== Dataset records ==
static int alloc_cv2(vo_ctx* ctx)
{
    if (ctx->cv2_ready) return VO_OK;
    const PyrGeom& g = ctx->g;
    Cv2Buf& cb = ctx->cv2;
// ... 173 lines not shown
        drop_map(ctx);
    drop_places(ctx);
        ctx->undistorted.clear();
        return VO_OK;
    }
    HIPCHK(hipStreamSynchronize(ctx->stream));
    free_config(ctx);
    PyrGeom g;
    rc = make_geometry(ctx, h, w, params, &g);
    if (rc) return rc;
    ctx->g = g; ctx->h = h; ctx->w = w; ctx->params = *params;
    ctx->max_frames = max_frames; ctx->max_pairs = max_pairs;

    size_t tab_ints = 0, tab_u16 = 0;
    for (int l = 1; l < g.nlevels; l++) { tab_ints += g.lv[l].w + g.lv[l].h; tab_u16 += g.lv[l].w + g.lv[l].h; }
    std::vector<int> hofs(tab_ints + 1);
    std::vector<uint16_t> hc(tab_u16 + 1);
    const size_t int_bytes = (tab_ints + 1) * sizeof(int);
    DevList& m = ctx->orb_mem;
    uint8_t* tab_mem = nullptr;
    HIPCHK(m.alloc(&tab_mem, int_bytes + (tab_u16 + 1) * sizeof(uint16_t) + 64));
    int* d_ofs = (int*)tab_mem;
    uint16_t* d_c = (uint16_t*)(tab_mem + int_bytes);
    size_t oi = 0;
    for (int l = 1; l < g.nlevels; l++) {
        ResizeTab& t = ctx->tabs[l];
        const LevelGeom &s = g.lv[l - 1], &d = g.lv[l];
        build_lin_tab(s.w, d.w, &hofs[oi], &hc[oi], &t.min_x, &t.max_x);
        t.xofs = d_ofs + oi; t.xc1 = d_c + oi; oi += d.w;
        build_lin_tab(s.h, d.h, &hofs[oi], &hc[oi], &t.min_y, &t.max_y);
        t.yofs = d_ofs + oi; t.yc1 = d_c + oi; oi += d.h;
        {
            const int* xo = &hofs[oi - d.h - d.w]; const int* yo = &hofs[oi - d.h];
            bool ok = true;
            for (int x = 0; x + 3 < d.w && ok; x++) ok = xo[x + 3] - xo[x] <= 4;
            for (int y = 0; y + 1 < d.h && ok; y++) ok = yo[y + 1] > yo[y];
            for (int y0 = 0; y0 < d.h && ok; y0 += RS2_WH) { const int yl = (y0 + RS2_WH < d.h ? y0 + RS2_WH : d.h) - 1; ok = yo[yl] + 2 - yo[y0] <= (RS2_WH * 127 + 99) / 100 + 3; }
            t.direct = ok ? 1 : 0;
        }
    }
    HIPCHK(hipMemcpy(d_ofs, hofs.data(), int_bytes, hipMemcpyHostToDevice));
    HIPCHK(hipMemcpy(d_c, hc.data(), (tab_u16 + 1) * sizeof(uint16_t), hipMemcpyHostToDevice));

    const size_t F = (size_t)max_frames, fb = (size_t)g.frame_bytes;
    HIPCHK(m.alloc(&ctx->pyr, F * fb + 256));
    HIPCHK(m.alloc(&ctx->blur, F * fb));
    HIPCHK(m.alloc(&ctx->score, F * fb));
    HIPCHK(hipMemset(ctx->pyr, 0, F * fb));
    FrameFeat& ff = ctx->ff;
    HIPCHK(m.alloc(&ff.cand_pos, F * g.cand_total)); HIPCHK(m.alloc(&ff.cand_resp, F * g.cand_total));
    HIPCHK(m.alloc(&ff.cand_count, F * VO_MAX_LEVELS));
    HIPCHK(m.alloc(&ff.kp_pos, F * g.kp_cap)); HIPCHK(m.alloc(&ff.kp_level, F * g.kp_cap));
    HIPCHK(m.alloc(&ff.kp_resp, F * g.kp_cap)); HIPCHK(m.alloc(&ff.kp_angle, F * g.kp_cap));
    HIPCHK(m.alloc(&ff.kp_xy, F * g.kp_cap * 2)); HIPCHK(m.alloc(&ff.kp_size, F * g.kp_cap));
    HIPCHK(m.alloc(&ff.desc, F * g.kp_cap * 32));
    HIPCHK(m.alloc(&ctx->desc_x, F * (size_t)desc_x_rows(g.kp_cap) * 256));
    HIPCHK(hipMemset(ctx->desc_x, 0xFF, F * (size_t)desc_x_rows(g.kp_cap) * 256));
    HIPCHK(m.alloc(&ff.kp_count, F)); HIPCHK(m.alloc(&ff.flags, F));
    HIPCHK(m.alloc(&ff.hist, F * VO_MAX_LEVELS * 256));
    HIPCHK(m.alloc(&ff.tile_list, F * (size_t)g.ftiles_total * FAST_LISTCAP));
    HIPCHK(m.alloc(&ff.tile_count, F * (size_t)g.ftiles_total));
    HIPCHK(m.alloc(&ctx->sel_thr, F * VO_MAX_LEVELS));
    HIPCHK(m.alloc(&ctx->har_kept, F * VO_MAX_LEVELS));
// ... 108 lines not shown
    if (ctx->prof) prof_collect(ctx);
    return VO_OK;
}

== Work to complete ==
Only the lines above starting at the line that holds "size_t oi = 0;" and ending at the line that holds "hofs.data(), int_bytes, hipMemcpyHostToDevice));" are to be repeated, exactly and in full.

== Written solution ==
    size_t oi = 0;
    for (int l = 1; l < g.nlevels; l++) {
        ResizeTab& t = ctx->tabs[l];
        const LevelGeom &s = g.lv[l - 1], &d = g.lv[l];
        build_lin_tab(s.w, d.w, &hofs[oi], &hc[oi], &t.min_x, &t.max_x);
        t.xofs = d_ofs + oi; t.xc1 = d_c + oi; oi += d.w;
        build_lin_tab(s.h, d.h, &hofs[oi], &hc[oi], &t.min_y, &t.max_y);
        t.yofs = d_ofs + oi; t.yc1 = d_c + oi; oi += d.h;
        {
            const int* xo = &hofs[oi - d.h - d.w]; const int* yo = &hofs[oi - d.h];
            bool ok = true;
            for (int x = 0; x + 3 < d.w && ok; x++) ok = xo[x + 3] - xo[x] <= 4;
            for (int y = 0; y + 1 < d.h && ok; y++) ok = yo[y + 1] > yo[y];
            for (int y0 = 0; y0 < d.h && ok; y0 += RS2_WH) { const int yl = (y0 + RS2_WH < d.h ? y0 + RS2_WH : d.h) - 1; ok = yo[yl] + 2 - yo[y0] <= (RS2_WH * 127 + 99) / 100 + 3; }
            t.direct = ok ? 1 : 0;
        }
    }
    HIPCHK(hipMemcpy(d_ofs, hofs.data(), int_bytes, hipMemcpyHostToDevice));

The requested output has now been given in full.